* _EXERCISE OBJECTIVE_: Across all the entries, tally the lines holding the word "kPrepChunk", and give the number by itself.

Recorded data
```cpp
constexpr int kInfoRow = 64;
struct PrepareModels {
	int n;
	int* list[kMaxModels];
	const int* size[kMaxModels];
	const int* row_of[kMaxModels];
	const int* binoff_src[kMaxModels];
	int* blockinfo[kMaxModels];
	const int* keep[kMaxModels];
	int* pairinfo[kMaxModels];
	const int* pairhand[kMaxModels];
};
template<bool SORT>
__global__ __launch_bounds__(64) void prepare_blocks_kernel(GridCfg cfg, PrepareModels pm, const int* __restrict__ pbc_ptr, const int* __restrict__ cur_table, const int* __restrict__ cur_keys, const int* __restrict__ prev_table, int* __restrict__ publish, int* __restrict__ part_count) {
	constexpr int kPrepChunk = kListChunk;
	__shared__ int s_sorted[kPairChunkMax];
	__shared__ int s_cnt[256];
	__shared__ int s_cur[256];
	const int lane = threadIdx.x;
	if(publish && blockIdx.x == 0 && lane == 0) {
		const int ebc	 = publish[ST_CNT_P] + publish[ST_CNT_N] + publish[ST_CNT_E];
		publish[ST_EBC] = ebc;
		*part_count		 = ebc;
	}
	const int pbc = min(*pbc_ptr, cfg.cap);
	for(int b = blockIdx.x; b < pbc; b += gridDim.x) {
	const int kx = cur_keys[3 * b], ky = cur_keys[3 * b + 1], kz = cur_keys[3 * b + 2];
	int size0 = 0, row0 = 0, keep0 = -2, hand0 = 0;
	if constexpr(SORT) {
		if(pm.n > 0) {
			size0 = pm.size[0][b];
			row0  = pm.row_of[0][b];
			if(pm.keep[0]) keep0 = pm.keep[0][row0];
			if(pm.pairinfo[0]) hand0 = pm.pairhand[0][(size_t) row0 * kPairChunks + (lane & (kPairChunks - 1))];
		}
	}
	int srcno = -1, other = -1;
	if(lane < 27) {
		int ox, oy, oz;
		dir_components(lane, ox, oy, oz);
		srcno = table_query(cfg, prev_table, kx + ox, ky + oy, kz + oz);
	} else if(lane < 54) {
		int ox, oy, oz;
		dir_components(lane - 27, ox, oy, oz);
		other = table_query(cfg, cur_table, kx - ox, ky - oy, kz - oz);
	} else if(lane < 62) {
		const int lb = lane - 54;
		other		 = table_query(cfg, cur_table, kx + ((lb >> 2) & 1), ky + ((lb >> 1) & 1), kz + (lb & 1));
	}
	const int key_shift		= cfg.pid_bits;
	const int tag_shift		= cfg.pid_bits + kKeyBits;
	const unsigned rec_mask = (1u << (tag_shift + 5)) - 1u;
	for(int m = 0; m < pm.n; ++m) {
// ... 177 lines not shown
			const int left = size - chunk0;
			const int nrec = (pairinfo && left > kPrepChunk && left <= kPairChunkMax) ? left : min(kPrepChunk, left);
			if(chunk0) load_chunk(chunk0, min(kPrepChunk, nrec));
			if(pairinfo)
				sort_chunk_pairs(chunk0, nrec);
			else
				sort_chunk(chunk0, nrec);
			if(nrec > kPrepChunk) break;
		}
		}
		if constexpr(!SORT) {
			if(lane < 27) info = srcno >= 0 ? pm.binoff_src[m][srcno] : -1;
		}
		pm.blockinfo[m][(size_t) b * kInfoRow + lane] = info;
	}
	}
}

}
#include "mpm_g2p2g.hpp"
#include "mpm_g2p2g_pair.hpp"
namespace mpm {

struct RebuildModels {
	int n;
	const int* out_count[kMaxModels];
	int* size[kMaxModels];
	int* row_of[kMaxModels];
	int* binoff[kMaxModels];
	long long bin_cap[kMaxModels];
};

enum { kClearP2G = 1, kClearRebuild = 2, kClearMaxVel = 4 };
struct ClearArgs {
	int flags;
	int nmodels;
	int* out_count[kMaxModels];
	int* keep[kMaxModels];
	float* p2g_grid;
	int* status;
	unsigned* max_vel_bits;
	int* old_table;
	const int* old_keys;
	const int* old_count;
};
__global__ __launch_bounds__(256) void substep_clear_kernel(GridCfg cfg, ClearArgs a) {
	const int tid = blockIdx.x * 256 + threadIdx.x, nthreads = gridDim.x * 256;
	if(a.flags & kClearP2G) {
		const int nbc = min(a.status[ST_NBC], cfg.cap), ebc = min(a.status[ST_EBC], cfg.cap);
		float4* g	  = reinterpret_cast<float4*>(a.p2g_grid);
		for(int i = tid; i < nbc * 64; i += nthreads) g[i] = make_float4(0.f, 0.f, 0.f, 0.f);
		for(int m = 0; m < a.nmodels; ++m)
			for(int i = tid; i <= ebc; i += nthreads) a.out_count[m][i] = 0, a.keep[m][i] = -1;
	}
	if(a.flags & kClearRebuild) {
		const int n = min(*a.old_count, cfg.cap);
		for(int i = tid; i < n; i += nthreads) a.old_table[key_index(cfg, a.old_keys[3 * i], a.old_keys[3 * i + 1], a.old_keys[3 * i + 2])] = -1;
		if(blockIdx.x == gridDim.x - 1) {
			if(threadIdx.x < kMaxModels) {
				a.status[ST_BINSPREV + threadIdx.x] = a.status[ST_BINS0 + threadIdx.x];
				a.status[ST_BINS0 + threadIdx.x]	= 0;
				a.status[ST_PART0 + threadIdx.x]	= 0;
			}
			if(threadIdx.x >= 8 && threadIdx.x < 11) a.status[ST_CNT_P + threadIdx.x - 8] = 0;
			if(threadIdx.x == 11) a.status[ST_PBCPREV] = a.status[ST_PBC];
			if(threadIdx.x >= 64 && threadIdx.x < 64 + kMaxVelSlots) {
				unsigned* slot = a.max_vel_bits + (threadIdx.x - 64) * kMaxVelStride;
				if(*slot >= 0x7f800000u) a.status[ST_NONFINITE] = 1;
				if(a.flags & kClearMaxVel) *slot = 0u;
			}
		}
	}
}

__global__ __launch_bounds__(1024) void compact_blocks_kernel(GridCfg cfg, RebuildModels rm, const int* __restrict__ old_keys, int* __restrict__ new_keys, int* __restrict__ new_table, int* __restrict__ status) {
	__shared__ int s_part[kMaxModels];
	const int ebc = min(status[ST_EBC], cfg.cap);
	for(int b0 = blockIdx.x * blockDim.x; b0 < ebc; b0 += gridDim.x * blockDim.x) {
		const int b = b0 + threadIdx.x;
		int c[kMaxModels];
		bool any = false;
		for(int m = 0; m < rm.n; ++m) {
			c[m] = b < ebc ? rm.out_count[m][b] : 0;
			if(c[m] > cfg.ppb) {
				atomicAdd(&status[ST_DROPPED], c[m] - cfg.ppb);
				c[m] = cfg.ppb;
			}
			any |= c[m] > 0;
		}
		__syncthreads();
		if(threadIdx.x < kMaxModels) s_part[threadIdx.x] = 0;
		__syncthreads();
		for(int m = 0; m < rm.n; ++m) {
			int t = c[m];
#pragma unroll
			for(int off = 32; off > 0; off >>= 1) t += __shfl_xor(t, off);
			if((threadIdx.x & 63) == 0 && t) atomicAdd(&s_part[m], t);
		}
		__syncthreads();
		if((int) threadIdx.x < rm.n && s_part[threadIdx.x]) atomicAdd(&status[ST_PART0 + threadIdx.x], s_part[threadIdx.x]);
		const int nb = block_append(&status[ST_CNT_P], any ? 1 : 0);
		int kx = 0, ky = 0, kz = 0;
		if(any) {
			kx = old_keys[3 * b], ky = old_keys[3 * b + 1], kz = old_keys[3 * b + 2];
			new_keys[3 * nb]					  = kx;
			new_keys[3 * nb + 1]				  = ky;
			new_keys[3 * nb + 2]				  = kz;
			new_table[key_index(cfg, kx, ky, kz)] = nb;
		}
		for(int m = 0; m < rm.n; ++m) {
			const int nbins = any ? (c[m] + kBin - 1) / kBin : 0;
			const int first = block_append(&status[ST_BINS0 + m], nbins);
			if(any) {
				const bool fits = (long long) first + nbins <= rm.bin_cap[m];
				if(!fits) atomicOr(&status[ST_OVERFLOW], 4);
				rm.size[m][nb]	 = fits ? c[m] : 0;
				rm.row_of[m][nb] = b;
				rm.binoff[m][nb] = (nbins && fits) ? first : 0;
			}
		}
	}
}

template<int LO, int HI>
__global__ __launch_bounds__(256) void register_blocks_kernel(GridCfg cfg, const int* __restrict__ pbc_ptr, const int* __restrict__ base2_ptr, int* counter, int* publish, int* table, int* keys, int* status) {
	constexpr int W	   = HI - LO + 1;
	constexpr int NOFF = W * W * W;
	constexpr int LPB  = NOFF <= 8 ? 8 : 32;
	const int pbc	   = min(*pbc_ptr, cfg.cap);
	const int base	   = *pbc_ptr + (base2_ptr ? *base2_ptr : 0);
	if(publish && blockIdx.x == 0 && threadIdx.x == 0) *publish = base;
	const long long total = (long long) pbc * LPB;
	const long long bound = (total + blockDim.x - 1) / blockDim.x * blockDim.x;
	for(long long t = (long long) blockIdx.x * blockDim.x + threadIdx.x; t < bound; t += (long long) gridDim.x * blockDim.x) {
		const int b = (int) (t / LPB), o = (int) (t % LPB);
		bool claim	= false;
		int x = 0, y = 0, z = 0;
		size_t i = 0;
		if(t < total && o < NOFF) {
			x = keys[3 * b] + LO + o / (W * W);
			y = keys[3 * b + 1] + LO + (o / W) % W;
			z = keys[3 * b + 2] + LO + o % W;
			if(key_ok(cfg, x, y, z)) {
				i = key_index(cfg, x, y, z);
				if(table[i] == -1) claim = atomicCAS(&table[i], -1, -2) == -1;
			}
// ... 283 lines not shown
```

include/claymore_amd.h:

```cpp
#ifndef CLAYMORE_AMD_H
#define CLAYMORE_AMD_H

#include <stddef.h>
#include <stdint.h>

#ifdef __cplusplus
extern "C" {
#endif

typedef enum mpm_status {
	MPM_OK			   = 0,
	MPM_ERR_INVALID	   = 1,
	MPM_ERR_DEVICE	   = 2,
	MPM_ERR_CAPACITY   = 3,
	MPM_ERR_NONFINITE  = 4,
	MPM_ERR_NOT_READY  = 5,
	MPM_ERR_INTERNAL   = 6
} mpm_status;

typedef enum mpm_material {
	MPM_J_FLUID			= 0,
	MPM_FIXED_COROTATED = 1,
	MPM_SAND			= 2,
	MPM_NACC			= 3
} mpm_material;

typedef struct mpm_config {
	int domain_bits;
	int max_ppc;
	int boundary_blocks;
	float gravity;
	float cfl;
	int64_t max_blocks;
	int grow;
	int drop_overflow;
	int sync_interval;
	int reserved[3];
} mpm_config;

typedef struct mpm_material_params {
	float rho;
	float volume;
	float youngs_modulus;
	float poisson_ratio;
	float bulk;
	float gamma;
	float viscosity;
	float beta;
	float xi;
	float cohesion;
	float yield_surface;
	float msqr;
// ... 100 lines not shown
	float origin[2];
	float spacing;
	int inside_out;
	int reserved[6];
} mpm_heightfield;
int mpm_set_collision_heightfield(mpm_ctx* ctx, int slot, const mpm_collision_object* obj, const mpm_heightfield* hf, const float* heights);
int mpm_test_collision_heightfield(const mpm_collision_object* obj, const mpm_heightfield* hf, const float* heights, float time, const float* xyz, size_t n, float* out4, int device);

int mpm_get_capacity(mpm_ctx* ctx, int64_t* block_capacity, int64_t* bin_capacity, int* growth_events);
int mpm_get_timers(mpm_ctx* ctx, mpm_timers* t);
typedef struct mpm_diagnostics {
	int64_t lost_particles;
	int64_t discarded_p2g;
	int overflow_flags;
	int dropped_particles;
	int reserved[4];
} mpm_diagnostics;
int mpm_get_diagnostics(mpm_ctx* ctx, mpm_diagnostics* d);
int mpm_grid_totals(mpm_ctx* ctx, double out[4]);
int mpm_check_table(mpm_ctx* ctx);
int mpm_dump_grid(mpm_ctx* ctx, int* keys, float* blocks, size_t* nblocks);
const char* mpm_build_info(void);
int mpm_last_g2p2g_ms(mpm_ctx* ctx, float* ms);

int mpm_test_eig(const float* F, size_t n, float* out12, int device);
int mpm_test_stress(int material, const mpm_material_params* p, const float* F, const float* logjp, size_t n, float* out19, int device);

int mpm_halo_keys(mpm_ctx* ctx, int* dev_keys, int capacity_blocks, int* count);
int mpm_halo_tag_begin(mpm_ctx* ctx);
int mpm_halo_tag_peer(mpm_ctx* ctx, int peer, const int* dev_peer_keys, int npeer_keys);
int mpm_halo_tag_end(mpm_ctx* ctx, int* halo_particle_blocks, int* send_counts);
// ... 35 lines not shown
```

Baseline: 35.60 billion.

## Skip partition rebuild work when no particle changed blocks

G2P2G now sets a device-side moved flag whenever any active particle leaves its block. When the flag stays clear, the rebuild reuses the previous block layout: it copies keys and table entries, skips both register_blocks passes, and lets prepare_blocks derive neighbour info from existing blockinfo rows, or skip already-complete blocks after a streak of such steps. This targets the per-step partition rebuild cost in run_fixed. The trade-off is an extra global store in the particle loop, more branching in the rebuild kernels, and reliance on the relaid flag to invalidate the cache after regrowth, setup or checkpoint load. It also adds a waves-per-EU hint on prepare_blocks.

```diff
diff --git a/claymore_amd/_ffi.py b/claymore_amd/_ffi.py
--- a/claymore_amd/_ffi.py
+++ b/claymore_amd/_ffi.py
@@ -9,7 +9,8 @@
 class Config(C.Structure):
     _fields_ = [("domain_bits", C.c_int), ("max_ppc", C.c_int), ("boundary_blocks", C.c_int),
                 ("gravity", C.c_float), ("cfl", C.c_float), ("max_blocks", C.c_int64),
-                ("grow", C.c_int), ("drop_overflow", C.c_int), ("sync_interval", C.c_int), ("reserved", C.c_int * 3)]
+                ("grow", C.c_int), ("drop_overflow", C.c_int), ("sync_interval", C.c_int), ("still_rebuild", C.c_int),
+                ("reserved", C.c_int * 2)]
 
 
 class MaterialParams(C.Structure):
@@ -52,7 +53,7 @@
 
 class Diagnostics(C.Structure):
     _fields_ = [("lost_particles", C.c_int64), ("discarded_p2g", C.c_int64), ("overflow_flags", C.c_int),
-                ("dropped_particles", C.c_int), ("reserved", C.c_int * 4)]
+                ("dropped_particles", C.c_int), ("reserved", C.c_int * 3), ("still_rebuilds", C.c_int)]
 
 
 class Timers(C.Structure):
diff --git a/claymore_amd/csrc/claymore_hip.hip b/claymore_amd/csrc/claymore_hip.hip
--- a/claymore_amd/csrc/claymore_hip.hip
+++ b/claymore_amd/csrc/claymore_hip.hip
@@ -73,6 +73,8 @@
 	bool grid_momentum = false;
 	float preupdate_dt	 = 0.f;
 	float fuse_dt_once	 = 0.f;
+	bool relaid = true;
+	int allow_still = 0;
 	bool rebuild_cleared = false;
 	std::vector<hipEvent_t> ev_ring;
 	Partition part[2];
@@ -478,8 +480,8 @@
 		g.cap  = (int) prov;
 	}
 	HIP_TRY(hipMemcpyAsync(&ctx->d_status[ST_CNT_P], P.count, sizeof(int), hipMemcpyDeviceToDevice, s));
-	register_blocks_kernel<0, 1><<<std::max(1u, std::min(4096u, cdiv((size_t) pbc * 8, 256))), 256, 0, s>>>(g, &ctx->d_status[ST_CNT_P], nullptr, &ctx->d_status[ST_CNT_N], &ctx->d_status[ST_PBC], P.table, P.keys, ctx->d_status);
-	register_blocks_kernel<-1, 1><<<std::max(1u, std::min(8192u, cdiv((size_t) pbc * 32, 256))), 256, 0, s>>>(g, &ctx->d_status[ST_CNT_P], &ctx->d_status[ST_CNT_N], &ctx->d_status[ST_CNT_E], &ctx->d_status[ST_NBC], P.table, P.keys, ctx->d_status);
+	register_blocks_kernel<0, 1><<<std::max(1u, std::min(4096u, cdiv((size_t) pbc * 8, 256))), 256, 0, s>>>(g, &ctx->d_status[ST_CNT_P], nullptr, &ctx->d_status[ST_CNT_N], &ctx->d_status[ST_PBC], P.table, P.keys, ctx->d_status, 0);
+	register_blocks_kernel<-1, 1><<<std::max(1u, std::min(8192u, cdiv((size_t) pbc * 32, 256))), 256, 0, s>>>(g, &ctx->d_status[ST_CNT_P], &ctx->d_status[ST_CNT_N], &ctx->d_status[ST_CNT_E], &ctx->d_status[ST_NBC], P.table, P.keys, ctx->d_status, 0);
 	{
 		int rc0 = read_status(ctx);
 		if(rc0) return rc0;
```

* _REPLY_: 4